Luckily, our second order ALE plots show us exactly that. They allow us to combine features and suss out the extra effect that exists due to the correlation between them. For instance, view this sample chart:
We can clearly see the added effects due to correlation. In certain points the effect is constructive, leading to a larger change in predictive values, and in areas it is destructive, reducing the prediction. Theoretically we could add more features to our chart to display the added effects of multiple features, but unfortunately our stupid 3-dimensional universe really limits the usefulness of such a chart.

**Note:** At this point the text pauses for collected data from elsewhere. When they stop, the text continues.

     uint4 *__restrict__ dst = (second ? dst1 : dst0) + ((size_t)b * nblk + blk) * HW;
-    T v[PACK_PPL][CB];
-#pragma unroll
-    for (int i = 0; i < PACK_PPL; ++i) {
-        const int pix = pix0 + i * 256;
-#pragma unroll
-        for (int j = 0; j < CB; ++j)
-            v[i][j] = (blk * CB + j < C && pix < HW) ? src[(size_t)j * HW + pix] : T(0);
-    }
-#pragma unroll
-    for (int i = 0; i < PACK_PPL; ++i) {
-        const int pix = pix0 + i * 256;
-        if (pix < HW) {
-            uint4 q;
-            memcpy(&q, v[i], 16);
-            dst[pix] = q;
-            if constexpr (sizeof(T) == 2) {
-                bool odd_value = false;
-                const uint32_t w4[4] = {q.x, q.y, q.z, q.w};
-#pragma unroll
-                for (int k = 0; k < 4; ++k)
-#pragma unroll
-                    for (int hbit = 0; hbit < 32; hbit += 16) {
-                        const uint32_t e = (w4[k] >> hbit) & 0xffffu, ex = e & 0x7f80u;
-                        odd_value |= ex == 0x7f80u || (ex == 0u && e != 0u);
-                    }
-                if (flags && odd_value) {
-                    int *f = flags + (size_t)blockIdx.z * (HW / W) + pix / W;
-                    if (__builtin_nontemporal_load(f) == 0) atomicOr(f, 1);
+    if (blockIdx.x == 0 && blockIdx.y == 0 && blockIdx.z == 0 && threadIdx.x == 0) { *spill_a = 0; *spill_b = 0; }
+    T v[CB];
+#pragma unroll
+    for (int j = 0; j < CB; ++j)
+        v[j] = (blk * CB + j < C && pix < HW) ? src[(size_t)j * HW + pix] : T(0);
+    bool odd_value = false;
+    if (pix < HW) {
+        uint4 q;
+        memcpy(&q, v, 16);
+        dst[pix] = q;
+        if constexpr (sizeof(T) == 2) {
+            const uint32_t w4[4] = {q.x, q.y, q.z, q.w};
+#pragma unroll
+            for (int k = 0; k < 4; ++k)
+#pragma unroll
+                for (int hbit = 0; hbit < 32; hbit += 16) {
+                    const uint32_t e = (w4[k] >> hbit) & 0xffffu, ex = e & 0x7f80u;
+                    odd_value |= ex == 0x7f80u || (ex == 0u && e != 0u);
                 }
-            }
+        }
+    }
+    if constexpr (sizeof(T) == 2) {
+        if (flags) {
+            const int any_odd = __syncthreads_or(odd_value);
+            if (threadIdx.x == 0)
+                flags[((size_t)blockIdx.z * nblk + blk) * gridDim.x + blockIdx.x] = any_odd ? 1 : 0;
         }
     }
 }
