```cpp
int attn_decode_dev(const void* q, const void* kc, const void* vc, void* out, void* ws, const int32_t* kv_len_dev,
                    const int32_t* done_flag, int64_t n_heads, int64_t hd, int64_t cache_cap, int dtype,
                    hipStream_t s) {
    DecodeArgs a;
    a.q = q; a.qkv_raw = nullptr; a.kc = (void*)kc; a.vc = (void*)vc; a.cos_t = a.sin_t = nullptr;
    a.part = (float*)ws; a.kv_len_dev = kv_len_dev; a.pos_dev = nullptr; a.done_flag = done_flag;
    a.hd = (int)hd; a.n_heads = (int)n_heads; a.cap = (int)cache_cap; a.nsplit = 0; a.scale = 0.f;
    a.nb = 1; a.state_stride = 0; a.q_stride = a.cache_stride = a.part_stride = a.out_stride = 0;
    return SS_DISPATCH(dtype, attn_decode_launch, a, out, n_heads, hd, s);
}

int attn_decode_fused_dev(const void* qkv_raw, void* kc, void* vc, const void* cos_t, const void* sin_t, void* out,
                          void* ws, const int32_t* kv_len_dev, const int32_t* pos_dev, const int32_t* done_flag,
                          int64_t n_heads, int64_t hd, int64_t cache_cap, int nb, int state_stride,
                          int64_t cache_stride, int dtype, hipStream_t s) {
    DecodeArgs a;
    a.nb = nb; a.state_stride = state_stride; a.q_stride = 3 * n_heads * hd; a.cache_stride = cache_stride;
    a.part_stride = (int64_t)(ss_attn_decode_workspace_bytes(n_heads, hd) / sizeof(float));
    a.out_stride = n_heads * hd;
    a.q = nullptr; a.qkv_raw = qkv_raw; a.kc = kc; a.vc = vc; a.cos_t = cos_t; a.sin_t = sin_t;
    a.part = (float*)ws; a.kv_len_dev = kv_len_dev; a.pos_dev = pos_dev; a.done_flag = done_flag;
    a.hd = (int)hd; a.n_heads = (int)n_heads; a.cap = (int)cache_cap; a.nsplit = 0; a.scale = 0.f;
    return SS_DISPATCH(dtype, attn_decode_launch, a, out, n_heads, hd, s);
}

}

using namespace ss;

extern "C" {

int ss_attention(const void* q, const void* k, const void* v, void* out, int64_t batch, int64_t n_heads,
                 int64_t q_len, int64_t kv_len, int64_t hd, int64_t q_sb, int64_t q_sh, int64_t q_ss, int64_t k_sb,
                 int64_t k_sh, int64_t k_ss, int64_t v_sb, int64_t v_sh, int64_t v_ss, int64_t o_sb, int64_t o_sh,
                 int64_t o_ss, float scale, int causal_br, int dtype, void* stream) {
    AttnArgs a;
    a.q = q; a.k = k; a.v = v; a.out = out;
    a.q_len = (int)q_len; a.kv_len = (int)kv_len; a.hd = (int)hd; a.n_heads = (int)n_heads;
    a.q_sb = q_sb; a.q_sh = q_sh; a.q_ss = q_ss; a.k_sb = k_sb; a.k_sh = k_sh; a.k_ss = k_ss;
    a.v_sb = v_sb; a.v_sh = v_sh; a.v_ss = v_ss; a.o_sb = o_sb; a.o_sh = o_sh; a.o_ss = o_ss;
    a.scale = scale; a.causal_br = causal_br; a.xcd_heads = 0; a.ragged = 0;
    return attention_dev(a, batch, dtype, (hipStream_t)stream);
}

int ss_attention_ragged(const void* q, const void* k, const void* v, void* out, int64_t batch, int64_t n_heads, int64_t q_len,
                        const int32_t* host_kv_lens, int64_t hd, int64_t q_sb, int64_t q_sh, int64_t q_ss, int64_t k_sb,
                        int64_t k_sh, int64_t k_ss, int64_t v_sb, int64_t v_sh, int64_t v_ss, int64_t o_sb, int64_t o_sh,
                        int64_t o_ss, float scale, int causal_br, int dtype, void* stream) {
    SS_REQUIRE(host_kv_lens && batch >= 1 && batch <= 8, "attention_ragged: 1..8 batch elements");
    AttnArgs a;
    a.q = q; a.k = k; a.v = v; a.out = out;
    a.q_len = (int)q_len; a.hd = (int)hd; a.n_heads = (int)n_heads;
    a.q_sb = q_sb; a.q_sh = q_sh; a.q_ss = q_ss; a.k_sb = k_sb; a.k_sh = k_sh; a.k_ss = k_ss;
    a.v_sb = v_sb; a.v_sh = v_sh; a.v_ss = v_ss; a.o_sb = o_sb; a.o_sh = o_sh; a.o_ss = o_ss;
    a.scale = scale; a.causal_br = causal_br; a.xcd_heads = 0; a.ragged = 1;
    int mx = 0;
    for (int b = 0; b < 8; ++b) {
        a.kv_len_b[b] = b < batch ? host_kv_lens[b] : 0;
        if (b < batch) {
            SS_REQUIRE(host_kv_lens[b] > 0 && (!causal_br || host_kv_lens[b] >= q_len), "attention_ragged: kv_len[%d] = %d", b,
                       (int)host_kv_lens[b]);
            if (host_kv_lens[b] > mx) mx = host_kv_lens[b];
        }
    }
    a.kv_len = mx;
    return attention_dev(a, batch, dtype, (hipStream_t)stream);
}

size_t ss_attn_decode_workspace_bytes(int64_t n_heads, int64_t hd) {
    return (size_t)n_heads * 64  * (size_t)(hd + 2) * sizeof(float);
}

int ss_attn_decode(const void* q, const void* kcache, const void* vcache, void* out, void* workspace,
                   const int32_t* kv_len_dev, int64_t n_heads, int64_t hd, int64_t cache_cap, int dtype,
                   void* stream) {
    return attn_decode_dev(q, kcache, vcache, out, workspace, kv_len_dev, nullptr, n_heads, hd, cache_cap, dtype,
                           (hipStream_t)stream);
}

}
```

Before: 2.334.

## Fuse split-KV combine into decode attention via atomic last-block ticket

Removes the separate combine kernel. Each split block bumps a per-head atomic ticket, and the last block to arrive merges all partial records and writes the bf16 output. The inner loop now takes a block of KPT keys at a time: one max, one rescale, exp2 with a pre-scaled log2 factor, and branch-free clamped K/V prefetch loads. This cuts one launch per decode step and some transcendental work, but relies on the tickets starting at zero (memset only on the non-fused path) and adds fences/atomics on the tail.

```diff
diff --git a/seed-story_amd/csrc/ss_attn.hip b/seed-story_amd/csrc/ss_attn.hip
--- a/seed-story_amd/csrc/ss_attn.hip
+++ b/seed-story_amd/csrc/ss_attn.hip
@@ -1222,12 +1222,17 @@
     return pack<T>(o);
 }
 
+__device__ __forceinline__ uint4 sel16(bool c, const uint4& a, const uint4& b) {
+    return make_uint4(c ? a.x : b.x, c ? a.y : b.y, c ? a.z : b.z, c ? a.w : b.w);
+}
+
 struct DecodeArgs {
     const void* q;
     const void* qkv_raw;
     void *kc, *vc;
     const void *cos_t, *sin_t;
     float* part;
+    void* out;
     const int32_t* kv_len_dev;
     const int32_t* pos_dev;
     const int32_t* done_flag;
@@ -1236,6 +1241,9 @@
     int nb, state_stride;
     int64_t q_stride, cache_stride, part_stride, out_stride;
 };
+
+constexpr int kDecodeMaxSplit = 64;
+static inline size_t decode_ticket_bytes(int64_t n_heads) { return ((size_t)n_heads * sizeof(unsigned) + 15) / 16 * 16; }
 
 template <typename T>
 __global__ __launch_bounds__(256) void attn_decode_kernel(const DecodeArgs a0) {
@@ -1251,6 +1259,7 @@
         a.kc = (T*)a.kc + b * a.cache_stride;
         a.vc = (T*)a.vc + b * a.cache_stride;
         a.part += b * a.part_stride;
+        a.out = (T*)a.out + b * a.out_stride;
     }
     constexpr int V = Tr<T>::kVec;
     constexpr int KPT = 4;
@@ -1271,22 +1280,16 @@
     const T* vh = (const T*)a.vc + (int64_t)h * a.cap * hd;
     const int E = a.n_heads * hd;
 
-    auto load_kv = [&](int base, uint4 (&kk)[KPT], uint4 (&vv)[KPT]) {
-#pragma unroll
-        for (int i = 0; i < KPT; ++i) {
-            const int key = base + i * NKG;
-            if (key < k_hi && !(fused && key == n_old)) {
-                kk[i] = ld16(kh + (int64_t)key * hd + d0);
-                vv[i] = ld16(vh + (int64_t)key * hd + d0);
-            } else {
-                kk[i] = make_uint4(0, 0, 0, 0);
-                vv[i] = make_uint4(0, 0, 0, 0);
-            }
-        }
+    const int step = NKG * KPT;
+    const int n_iter = k_hi > k_lo ? (k_hi - k_lo + step - 1) / step : 0;
+    const int last_row = min(k_hi, a.cap) - 1;
+    auto load_rows = [&](const T* plane, int base, uint4 (&r)[KPT]) {
+#pragma unroll
+        for (int i = 0; i < KPT; ++i) r[i] = ld16(plane + (int64_t)min(base + i * NKG, last_row) * hd + d0);
     };
     uint4 kk[KPT], vv[KPT];
     int base = k_lo + kg;
-    if (base < k_hi) load_kv(base, kk, vv);
+    if (n_iter > 0) { load_rows(kh, base, kk); load_rows(vh, base, vv); }
 
     uint4 qv, knew = make_uint4(0, 0, 0, 0), vnew = make_uint4(0, 0, 0, 0);
     if (fused) {
@@ -1305,33 +1308,48 @@
         qv = ld16((const T*)a.q + (int64_t)h * hd + d0);
     }
 
+    const float sl2 = a.scale * 1.4426950408889634f;
     float m = -1e30f, l = 0.f, acc[V];
 #pragma unroll
     for (int j = 0; j < V; ++j) acc[j] = 0.f;
-    while (base < k_hi) {
+    auto sub_chunk = [&](auto prefetch) {
+        float s[KPT];
 #pragma unroll
         for (int i = 0; i < KPT; ++i) {
-            const int key = base + i * NKG;
-            const bool is_new = fused && key == n_old;
-            const uint4 kx = is_new ? knew : kk[i];
-            const uint4 vx = is_new ? vnew : vv[i];
-            float s = dot_pack<T>(kx, qv, 0.f);
-            for (int o = LPK >> 1; o > 0; o >>= 1) s += __shfl_xor(s, o, 64);
-            if (key < k_hi) {
-                s *= a.scale;
-                const float mn = fmaxf(m, s);
-                const float al = expf(m - mn), p = expf(s - mn);
-                float vf[V];
-                unpack<T>(vx, vf);
-                l = l * al + p;
-#pragma unroll
-                for (int j = 0; j < V; ++j) acc[j] = fmaf(p, vf[j], acc[j] * al);
-                m = mn;
-            }
-        }
-        base += NKG * KPT;
-        if (base < k_hi) load_kv(base, kk, vv);
-    }
+            const uint4 kx = sel16(fused && base + i * NKG == n_old, knew, kk[i]);
+            s[i] = dot_pack<T>(kx, qv, 0.f);
+        }
+        if (prefetch) load_rows(kh, base + step, kk);
+        for (int o = LPK >> 1; o > 0; o >>= 1) {
+#pragma unroll
+            for (int i = 0; i < KPT; ++i) s[i] += __shfl_xor(s[i], o, 64);
+        }
+        float mn = m;
+#pragma unroll
+        for (int i = 0; i < KPT; ++i) {
+            s[i] = base + i * NKG < k_hi ? s[i] * sl2 : -1e30f;
+            mn = fmaxf(mn, s[i]);
+        }
+        const float al = __builtin_amdgcn_exp2f(m - mn);
+        l *= al;
+#pragma unroll
+        for (int j = 0; j < V; ++j) acc[j] *= al;
+#pragma unroll
+        for (int i = 0; i < KPT; ++i) {
+            const float p = base + i * NKG < k_hi ? __builtin_amdgcn_exp2f(s[i] - mn) : 0.f;
+            const uint4 vx = sel16(fused && base + i * NKG == n_old, vnew, vv[i]);
+            float vf[V];
+            unpack<T>(vx, vf);
+            l += p;
+#pragma unroll
+            for (int j = 0; j < V; ++j) acc[j] = fmaf(p, vf[j], acc[j]);
+        }
+        if (prefetch) load_rows(vh, base + step, vv);
+        m = mn;
+        base += step;
+    };
+    for (int it = 1; it < n_iter; ++it) sub_chunk(std::true_type{});
+    if (n_iter > 0) sub_chunk(std::false_type{});
     float* mine = sm + kg * (hd + 2);
     if (dl == 0) { mine[0] = m; mine[1] = l; }
 #pragma unroll
@@ -1344,43 +1362,45 @@
         float lt = 0.f, ot = 0.f;
         for (int g = 0; g < NKG; ++g) {
             const float* r = sm + g * (hd + 2);
-            const float w = r[1] > 0.f ? expf(r[0] - mm) : 0.f;
+            const float w = r[1] > 0.f ? __builtin_amdgcn_exp2f(r[0] - mm) : 0.f;
             lt = fmaf(w, r[1], lt);
             ot = fmaf(w, r[2 + tid], ot);
         }
         rec[2 + tid] = ot;
         if (tid == 0) { rec[0] = mm; rec[1] = lt; }
     }
-}
-
-template <typename T, int NS>
-__global__ void attn_combine_kernel(const float* __restrict__ part, T* __restrict__ out,
-                                    const int32_t* __restrict__ done_flag, int hd, int state_stride,
-                                    int64_t part_stride, int64_t out_stride) {
-    const int b = blockIdx.y;
-    if (done_flag && done_flag[(int64_t)b * state_stride]) return;
-    part += b * part_stride;
-    out += b * out_stride;
-    const int h = blockIdx.x, d = threadIdx.x;
-    const float* rec = part + (int64_t)h * NS * (hd + 2);
-    float ms[NS], ls[NS], os[NS];
-#pragma unroll
-    for (int s = 0; s < NS; ++s) {
-        ms[s] = rec[s * (hd + 2)];
-        ls[s] = rec[s * (hd + 2) + 1];
-        os[s] = rec[s * (hd + 2) + 2 + d];
-    }
-    float m = -1e30f;
-#pragma unroll
-    for (int s = 0; s < NS; ++s) m = fmaxf(m, ms[s]);
-    float l = 0.f, o = 0.f;
-#pragma unroll
-    for (int s = 0; s < NS; ++s) {
-        const float w = ls[s] > 0.f ? expf(ms[s] - m) : 0.f;
-        l = fmaf(w, ls[s], l);
-        o = fmaf(w, os[s], o);
-    }
-    Tr<T>::st(out + (int64_t)h * hd + d, o / l);
+    asm volatile("s_waitcnt vmcnt(0)" ::: "memory");
+    __syncthreads();
+    int* is_last = reinterpret_cast<int*>(sm + NKG * (hd + 2));
+    if (tid == 0) {
+        unsigned* ticket = reinterpret_cast<unsigned*>(a.part + (int64_t)a.n_heads * kDecodeMaxSplit * (hd + 2)) + h;
+        __builtin_amdgcn_fence(__ATOMIC_RELEASE, "agent");
+        asm volatile("s_waitcnt vmcnt(0)" ::: "memory");
+        const unsigned t = __hip_atomic_fetch_add(ticket, 1u, __ATOMIC_RELAXED, __HIP_MEMORY_SCOPE_AGENT);
+        const bool last = t == (unsigned)a.nsplit - 1u;
+        if (last) {
+            __builtin_amdgcn_fence(__ATOMIC_ACQUIRE, "agent");
+            asm volatile("s_waitcnt vmcnt(0)" ::: "memory");
+            __hip_atomic_store(ticket, 0u, __ATOMIC_RELAXED, __HIP_MEMORY_SCOPE_AGENT);
+        }
+        *is_last = last;
+    }
+    __syncthreads();
+    if (!*is_last || tid >= hd) return;
+    const float* recs = a.part + (int64_t)h * a.nsplit * (hd + 2);
+    auto ldrec = [&](int i) { return __hip_atomic_load(recs + i, __ATOMIC_RELAXED, __HIP_MEMORY_SCOPE_AGENT); };
+    float mm = -1e30f;
+#pragma unroll 4
+    for (int s = 0; s < a.nsplit; ++s) mm = fmaxf(mm, ldrec(s * (hd + 2)));
+    float lt = 0.f, ot = 0.f;
+#pragma unroll 4
+    for (int s = 0; s < a.nsplit; ++s) {
+        const float ms = ldrec(s * (hd + 2)), ls = ldrec(s * (hd + 2) + 1), os = ldrec(s * (hd + 2) + 2 + tid);
+        const float w = ls > 0.f ? __builtin_amdgcn_exp2f(ms - mm) : 0.f;
+        lt = fmaf(w, ls, lt);
+        ot = fmaf(w, os, ot);
+    }
+    Tr<T>::st((T*)a.out + (int64_t)h * hd + tid, ot / lt);
 }
 
 static inline int decode_nsplit(int nb) {
@@ -1390,7 +1410,7 @@
 }
 
 template <typename T>
-int attn_decode_launch(const DecodeArgs& a0, void* out, int64_t n_heads, int64_t hd, hipStream_t s) {
+int attn_decode_launch(const DecodeArgs& a0, int64_t n_heads, int64_t hd, hipStream_t s) {
     constexpr int V = Tr<T>::kVec;
     SS_REQUIRE(hd % V == 0 && 256 % (hd / V) == 0 && 64 % (hd / V) == 0 && hd <= 256,
                "attn_decode: head_dim %lld unsupported", (long long)hd);
@@ -1398,23 +1418,11 @@
     a.nsplit = decode_nsplit(a.nb);
     a.scale = 1.0f / sqrtf((float)hd);
     const int NKG = 256 / (int)(hd / V);
-    const size_t lds = (size_t)NKG * (hd + 2) * sizeof(float);
+    const size_t lds = ((size_t)NKG * (hd + 2) * sizeof(float) + 15) / 16 * 16 + 16;
     if (a.nb < 1) a.nb = 1;
     hipLaunchKernelGGL(attn_decode_kernel<T>, dim3((unsigned)n_heads, (unsigned)a.nsplit, (unsigned)a.nb), dim3(256),
                        lds, s, a);
     SS_LAUNCH_CHECK("attn_decode");
-#define SS_COMBINE(NS)                                                                                          \
-    hipLaunchKernelGGL((attn_combine_kernel<T, NS>), dim3((unsigned)n_heads, (unsigned)a.nb), dim3((unsigned)hd), 0, \
-                       s, (const float*)a.part, (T*)out, a.done_flag, (int)hd, a.state_stride, a.part_stride,       \
-                       a.out_stride)
-    switch (a.nsplit) {
-        case 4: SS_COMBINE(4); break;
-        case 8: SS_COMBINE(8); break;
-        case 16: SS_COMBINE(16); break;
-        default: SS_COMBINE(32); break;
-    }
-#undef SS_COMBINE
-    SS_LAUNCH_CHECK("attn_combine");
     return SS_OK;
 }
 
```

As you can see, the second order ALE plots give us access to additional information about how our predictions are being made. The interplay of factors is not an easy thing to predict, but the information is vital for fully understanding and improving our model. Creating a Machine Learning model is like assembling a team of people: all members of the team need to be able to work together. Billy and Carol might both be wonderful and productive people on their own, but if you put them together and all they do is fight, it's going to be a net negative result for the team. Compatibility is important both in people and in machine learning inputs. Second order ALE plots assist us in understanding this compatibility. And when combined with the first order plots that we've spoken about previously, we're starting to open up this black box and get a solid understanding of our model.